3/ Vgl. Die Wiener Rechtstheoretische Schule. Ausgewählte Schriften von Hans Kelsen, Adolf Julius Merkl und Alfred Verdross, 2 Bände, hrg. v. Hans Klecatsky, René Marcic und Herbert Schambeck, Wien 1968.
4/ Hugo Huppert: Die angelehnte Tür. Bericht von einer Jugend. Mitteldeutscher Verlag Halle/Saale 1976, 444-448, Zitat 444.
5/ Speziell über Merkl s. Wolf-Dietrich Grussmann: Adolf Julius Merkl. Leben und Werk. (=Schriftenreihe des Hans Kelsen-Instituts 13), Wien 1989; Adolf Julius Merkl: Selbstdarstellung, in: Österreichische Rechts- und Staatswissenschaften der Gegenwart in Selbstdarstellungen, hrg. v. Nikolaus Grass, Innsbruck 1952, 137-159.
6/ Eigenhändiges Gutachten von Alphons Dopsch vom 10. Oktober 1927. Universitätsarchiv Wien.
7/ Eigenhändiger Zusatz von Heinrich von Srbik vom 13. Oktober 1927 zum Gutachten von Alphons Dopsch. Wie Anm. 6.
8/ Vgl. dazu den Disput zwischen Eugen Paschukanis (Allgemeine Rechtslehre und Marxismus, hrg. und mit einem Anhang versehen von Hermann Klenner und Leonid Mamut, Freiburg – Berlin 1991) und Hans Kelsen (Allgemeine Rechtslehre im Lichte materialistischer Geschichtsauffassung, in: Archiv für Sozialwissenschaft und Sozialpolitik 60 (1931), 449-521). – Vgl. auch Alfred Pfabigan: Kelsens und Max Adlers Auseinandersetzung um die marxistische Staatstheorie, in: Reine Rechtslehre und marxistische Rechtstheorie, hrg. von Norbert Leser. (=Schriftenreihe des Hans Kelsen-Instituts 3), Wien 1978, 63-82.
9/ Léon Duguit (1859-1928), Gründer der berühmten ”École de Bordeaux”, zählt zu den bedeutendsten Vertretern des französischen öffentlichen Rechts.
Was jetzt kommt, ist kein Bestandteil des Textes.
# ymartin101/RTS

Hardware: AMD Instinct MI355X
Metric: Mrays/s (primary+bounces) & ms/pulse, 100k-tri scene (higher is better)
Workload: dtype f64

## Files before the change

include/rts_amd.h:

```cpp
#ifndef RTS_AMD_H
#define RTS_AMD_H

#include <stdint.h>
#include "rts_prd.h"

#ifdef __cplusplus
extern "C" {
#endif

typedef struct RtsContext* RtsHandle;

enum {
    RTS_OK = 0,
    RTS_ERR_INVALID = 1,
    RTS_ERR_NO_DEVICE = 2,
    RTS_ERR_HIP = 3,
    RTS_ERR_UNSUPPORTED = 4,
    RTS_ERR_CAPACITY = 5,
    RTS_ERR_IO = 6
};

typedef struct RtsParams {
    uint32_t width;
    uint32_t max_refl;
    uint32_t max_refr;
    uint32_t interpolate_smooth;
    int32_t device;
    uint32_t flags;
} RtsParams;

#define RTS_FLAG_KEEP_ALL_RAYS 1u
#define RTS_FLAG_DEVICE_BUILD 4u
#define RTS_FLAG_HOST_BUILD 16u
#define RTS_FLAG_NO_PREFILTER 8u
#define RTS_FLAG_NO_HORIZON 32u
#define RTS_FLAG_COUNT_TRAVERSAL 2u

typedef struct RtsMesh {
    const uint32_t* triangles;
    const double* vertices;
    const double* normals;
    uint32_t n_triangles, n_vertices, n_normals;
    uint32_t reserved;
    double refl_coeff;
    double refr_index;
} RtsMesh;

typedef struct RtsTargetMotion {
    double position[3];
    double velocity[3];
    double rotation[9];
    int32_t has_rotation;
    int32_t reserved;
} RtsTargetMotion;

typedef struct RtsReceiverSphere {
    double centre[3];
    double radius;
    double min_theta, max_theta, min_phi, max_phi;
} RtsReceiverSphere;

typedef struct RtsPulse {
    double ray_origin[3];
    double tx_span[3];
    double tx_dir[2];
    uint64_t ray_first;
    uint64_t ray_count;
    const RtsTargetMotion* motion;
    uint32_t interleave_tile, interleave_parts, interleave_part, reserved;
} RtsPulse;
#define RTS_INTERLEAVE_LIST 0xffffffffu

typedef struct RtsStats {
    uint64_t rays;
    uint64_t segments;
    uint64_t shaded;
    uint64_t received;
    uint64_t node_visits;
    uint64_t tri_tests;
    uint32_t n_prims, n_nodes;
    float ms_scene;
    float ms_trace;
    float ms_compact;
    float ms_aggregate;
    uint32_t bvh_rebuilt;
    uint32_t stack_overflows;
    uint64_t walked_segments;
    uint32_t coop_tiles;
    uint32_t cost_records_dropped;
} RtsStats;

typedef struct RtsResponse {
    uint64_t ray;
    int32_t rx;
    uint32_t n;
    double power, delay, doppler, phase;
} RtsResponse;

#define RTS_MAX_DEPTH 16
typedef struct RtsGroup {
    int32_t rx;
    uint32_t direct;
    int32_t path[RTS_MAX_DEPTH];
    uint64_t min_ray;
    double n, sum_sqrt_power, sum_delay, sum_phase, sum_doppler;
} RtsGroup;

int rts_create(const RtsParams* params, RtsHandle* out);
int rts_destroy(RtsHandle h);
const char* rts_last_error(void);
const char* rts_build_id(void);
int rts_bind_host_to_device(int device, int* numa_node);
int rts_device_count(int* n);

int rts_set_scene(RtsHandle h, const RtsMesh* meshes, uint32_t n_targets);
int rts_set_receivers(RtsHandle h, const RtsReceiverSphere* rx, uint32_t n_rx);
int rts_share_scene(RtsHandle dst, RtsHandle src);
typedef struct RtsSceneInfo {
    uint32_t n_targets, n_prims, n_nodes, n_leaves;
    uint32_t handles_sharing;
    uint32_t builder;
    double build_ms;
    uint64_t shared_device_bytes;
    uint64_t handle_device_bytes;
    uint64_t version_bytes;
    uint64_t horizon_bytes;
} RtsSceneInfo;
int rts_scene_info(RtsHandle h, RtsSceneInfo* out);
int rts_get_horizon(RtsHandle h, float* out, uint32_t capacity_prims);

int rts_trace_pulse(RtsHandle h, const RtsPulse* pulse);

int rts_reserve(RtsHandle h, uint64_t n_rays);
int rts_trace_pulse_begin(RtsHandle h, const RtsPulse* pulse);
int rts_trace_pulse_end(RtsHandle h);
int rts_link_handles(RtsHandle a, RtsHandle b);
int rts_get_stats(RtsHandle h, RtsStats* out);
int rts_get_block_timeline(RtsHandle h, double* out, uint32_t n);

int rts_get_lane_stats(RtsHandle h, uint64_t* out3);
int rts_get_walk_stats(RtsHandle h, uint64_t* out, uint32_t n);
int rts_received_count(RtsHandle h, uint64_t* count);
int rts_get_received(RtsHandle h, struct PerRayData* rays, int32_t* paths, double* rcs_angles, uint64_t* slots,
                     uint64_t capacity);

int rts_received_prefetch(RtsHandle h);
int rts_received_view(RtsHandle h, const struct PerRayData** rays, const int32_t** paths, const double** rcs_angles, const uint64_t** slots,
                      uint64_t* count);
int rts_finalise_values(RtsHandle h, const double* power, const double* doppler, uint64_t count);
int rts_aggregated_view(RtsHandle h, const double** power, const double** doppler, const double** delay, const double** phase,
                        const int32_t** path_match, uint64_t* count);

int rts_get_all_rays(RtsHandle h, struct PerRayData* results, int32_t* targ_intersect, double* rcs_angle,
                     int32_t* hit_prim, float* hit_t, uint64_t capacity);

int rts_finalise_uniform(RtsHandle h, const double* rcs_per_target, double wavelength, double gt, double gr,
                         double carrier, double cspeed);

int rts_trace_pulse_end_uniform(RtsHandle h, const double* rcs_per_target, double wavelength, double gt, double gr,
                                double carrier, double cspeed, int32_t cube_pulse, uint64_t recv_index_base);
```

Er entwickelte eine radikal positivistische, von allen Elementen a priori, sowie von metaphysischen Annahmen absehende Theorie von Recht und Staat. Michael Stolleis (Hg.): Juristen. Ein biographisches Lexikon. Von der Antike bis zum 20. Jahrhundert. München 1995, 180 f. (O. Motte).

Gutachten über die Dissertation des Herrn Alfred Klahr

"Das Verhältnis zwischen Parlament und Regierung in parlamentarischen Republiken".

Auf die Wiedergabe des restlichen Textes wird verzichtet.